Syntax ungeprüft


Lesefassung (Exodus 25)
(kommt später)Studienfassung (Exodus 25)
1 Und JHWH sprach zu Mose {und sagte}:
31 Und du sollst machen einen Leuchter aus reinem Gold:〈a〉 [Aus] gehämmertem [Gold] soll[en] gemacht werden (sein) (der Leuchter, sein Fuß und sein Rohr=) Fuß und Rohr des Leuchters. Sein Kelch, seine Ketten (Äpfel?

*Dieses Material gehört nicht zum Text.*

int halo_lstm_fwd(const float *x, const float *const *w_ih, const float *const *w_hh, const float *const *b_ih,
                  const float *const *b_hh, const float *h0, const float *c0, float *y, long y_stride_t,
                  long y_stride_b, int y_relu, float *hn, float *cn, float *reserve, int T, int B, int in0, int H,
                  int L, float p_drop, uint64_t seed, uint32_t offset, const uint32_t *offset_dev,
                  halo_stream_t stream) {
    HALO_CHECK_ARG(x && w_ih && w_hh && b_ih && b_hh && reserve);
    HALO_CHECK_ARG(T > 0 && B > 0 && in0 > 0 && H > 0 && L > 0);
    if (H % 16 != 0) return HALO_ENOTSUP;
    halo_ctx_cur().ghost_reserve = nullptr;
    hipStream_t st = (hipStream_t)stream;
    const size_t BH = (size_t)B * H, PH = bt16(B) * H;
    halo_ctx_cur().packT_reserve = nullptr;
    halo_ctx_cur().emitT_reserve = nullptr;
    float *wp = reserve;
    const bool x3 = use_x3(H);
    const int kin = in0 > H ? in0 : H;
    char *img_in = (char *)(reserve + (size_t)4 * H * H + (size_t)L * layer_floats(T, B, H));
    char *img_w = img_in + halo_tiled_image_bytes(T * B, kin);
    for (int l = 0; l < L; ++l) HALO_CHECK_ARG(w_ih[l] && w_hh[l] && b_ih[l] && b_hh[l]);
    const bool pair = !fused_ok(H, L) && x3 && halo_lstm_persist2_ok(T, B, H, L);
    const int n_single = pair ? L - 2 : L;
    if (fused_ok(H, L)) {
        float *extra = (float *)(img_w + halo_tiled_image_bytes(4 * H, kin));
        return lstm_fwd_fused(x, w_ih, w_hh, b_ih, b_hh, h0, c0, y, y_stride_t, y_stride_b, y_relu, hn, cn, reserve, extra,
                              img_in, img_w, T, B, in0, H, L, p_drop, seed, offset, offset_dev, st);
    }
    for (int l = 0; l < L; ++l) {
        const LayerBufs lb = layer_bufs(reserve, l, T, B, H);
        const bool last = (l == L - 1);
        const bool drop_out = !last && p_drop > 0.f;
        const float *in;
        int in_dim;
        if (l == 0) { in = x; in_dim = in0; }
        else {
            const LayerBufs pb = layer_bufs(reserve, l - 1, T, B, H);
            in = p_drop > 0.f ? pb.ydrop : pb.h + BH;
            in_dim = H;
        }
        if (pair && l == n_single) {
            float *extra = (float *)(img_w + halo_tiled_image_bytes(4 * H, kin));
            return lstm_fwd_persist2(in, in_dim, l, w_ih, w_hh, b_ih, b_hh, h0, c0, y, y_stride_t, y_stride_b, y_relu, hn, cn, reserve, extra,
                                     img_in, img_w, T, B, in0, H, L, p_drop, seed, offset, offset_dev, st);
        }
        if (halo_math_mode() != HALO_MATH_F32 && in_dim >= 64) {
            const HaloPrepJob jobs[2] = {{0, in, T * B, in_dim, in_dim, img_in, nullptr}, {0, w_ih[l], 4 * H, in_dim, in_dim, img_w, nullptr}};
            HALO_TRY(halo_prep_jobs(jobs, 2, st));
            HALO_TRY(halo_gemm_bf16x3_tiled(img_in, img_w, T * B, 4 * H, in_dim, lb.gates, 4 * H, b_ih[l], b_hh[l], 0,
                                            nullptr, st));
        } else {
            HALO_TRY(halo_gemm_f32(1, 1, T * B, 4 * H, in_dim, in, in_dim, w_ih[l], in_dim, lb.gates, 4 * H, b_ih[l],
                                   b_hh[l], 0, 0.f, 0, 0, 0, nullptr, stream));
        }
        const float *h0l = h0 ? h0 + (size_t)l * BH : nullptr;
        const bool persist = x3 && halo_lstm_persist_ok(B, H) && halo_lstm_persist_fits(T, B, H);
        unsigned *flags = (unsigned *)((char *)reserve + reserve_flags_offset(T, B, in0, H, L));
        if (persist) {
            PrologueArgs pa;
            pa.w = w_hh[l]; pa.wdst = wp; pa.w_units = (long)(H / 16) * 4 * (H / 32) * 64; pa.wK = H;
            pa.h0 = h0l; pa.hp0 = lb.hp; pa.h_rm = lb.h; pa.c0 = c0 ? c0 + (size_t)l * BH : nullptr; pa.c_rm = lb.c;
            pa.s_units = (long)((B + 15) / 16) * (H / 32) * 64;
            pa.zero = flags; pa.zero_units = (long)(PERSIST_FLAG_BYTES / 16);
            pa.zero2 = nullptr; pa.zero2_units = 0;
            pa.H = H; pa.B = B;
            hipLaunchKernelGGL(persist_prologue_kernel<0>, dim3(pack_grid((size_t)(pa.w_units + pa.s_units + pa.zero_units))), dim3(256), 0, st, pa);
            HALO_TRY(halo_launch_status());
        } else {
            HALO_TRY(launch_pack<0>(w_hh[l], wp, H, B, H, (H / 16) * 4, x3, st));
            HALO_TRY(launch_pack<2>(h0l, lb.hp, H, B, H, (B + 15) / 16, x3, st, lb.h, c0 ? c0 + (size_t)l * BH : nullptr, lb.c));
        }
        const DropoutCfg dc = make_dropout(drop_out ? p_drop : 0.f, seed, HALO_STREAM_LSTM_LAYER0 + (uint32_t)l, offset, offset_dev);
        if (persist) {
            PersistFwd a;
            a.wp = (const char *)wp;
            a.hp = (char *)lb.hp;
            a.gates = lb.gates; a.h = lb.h; a.c = lb.c;
            a.T = T; a.B = B; a.H = H;
            a.drop = dc;
            if (last && y) { a.y = y; a.y_stride_t = y_stride_t; a.y_stride_b = y_stride_b; a.y_mode = y_relu ? Y_RELU : Y_PLAIN; }
            else if (drop_out) { a.y = lb.ydrop; a.y_stride_t = (long)BH; a.y_stride_b = H; a.y_mode = Y_DROPOUT; }
            else { a.y = nullptr; a.y_stride_t = 0; a.y_stride_b = 0; a.y_mode = Y_NONE; }
            a.flags = flags;
            a.stamps = halo_lstm_persist_stamp_buffer();
            chain_begin(st);
            HALO_TRY(halo_lstm_persist_fwd(a, st));
            chain_end(st, 0, 1, "lstm_persist_fwd_kernel");
            if (hn) HALO_TRY(copy_d2d(hn + (size_t)l * BH, lb.h + (size_t)T * BH, BH, st));
            if (cn) HALO_TRY(copy_d2d(cn + (size_t)l * BH, lb.c + (size_t)T * BH, BH, st));
            continue;
        }
        chain_begin(st);
        for (int t = 0; t < T; ++t) {
            StepFwdArgs a;
            a.hp_prev = lb.hp + (size_t)t * PH;
            a.cprev = lb.c + (size_t)t * BH;
            a.wp = wp;
            a.gates = lb.gates + (size_t)t * B * 4 * H;
            a.hout = lb.h + (size_t)(t + 1) * BH;
            a.hp_out = lb.hp + (size_t)(t + 1) * PH;
            a.cout = lb.c + (size_t)(t + 1) * BH;
            a.B = B; a.H = H;
            a.drop = dc;
            a.drop_base = (uint64_t)t * BH;
            if (last && y) {
                a.y = y + (long)t * y_stride_t;
                a.y_stride_b = y_stride_b;
                a.y_mode = y_relu ? Y_RELU : Y_PLAIN;
            } else if (drop_out) {
                a.y = lb.ydrop + (size_t)t * BH;
                a.y_stride_b = H;
                a.y_mode = Y_DROPOUT;
            } else {
                a.y = nullptr; a.y_stride_b = 0; a.y_mode = Y_NONE;
            }
            HALO_TRY(launch_step_fwd(a, x3, st));
        }
        chain_end(st, 0, T, "lstm_step_fwd_kernel");
        if (hn) HALO_TRY(copy_d2d(hn + (size_t)l * BH, lb.h + (size_t)T * BH, BH, st));
        if (cn) HALO_TRY(copy_d2d(cn + (size_t)l * BH, lb.c + (size_t)T * BH, BH, st));
    }
    return HALO_OK;
}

Knäufe?)〈b〉 und seine Blüten sollen aus ihm sein (=hervorgehen?).〈c〉
32 Und sechs Rohre sollen ausgehen von seinen Seiten: Drei Rohre des Leuchters (Drei Leuchter-Rohre) von der einen Seite und drei Rohre des Leuchters (Leuchter-Rohre) von der anderen Seite.
33 Drei Kelche, mandel[blüten]förmig an dem einen Rohr: Kette (Apfel, Knauf?) und Blüte,〈d〉 und drei Kelche, mandel[blüten]förmig an dem anderen Rohr: Kette (Apfel, Knauf?) und Blüte; demgemäß für die sechs Rohre, die ausgehen vom Leuchter,
34 Und an dem Leuchter [seien] vier Kelche.〈e〉 Mandel[blüten]förmig [seien] seine Ketten (Äpfel, Knäufe?) und seine Blüten:
35 eine Kette (Apfel, Knauf?) unter zwei Rohren von ihm, und eine Kette (Apfel, Knauf?) unter zwei Rohren von ihm, und eine Kette (Apfel, Knauf?) unter zwei Rohren von ihm, für die sechs Rohre, die ausgehen von ihm.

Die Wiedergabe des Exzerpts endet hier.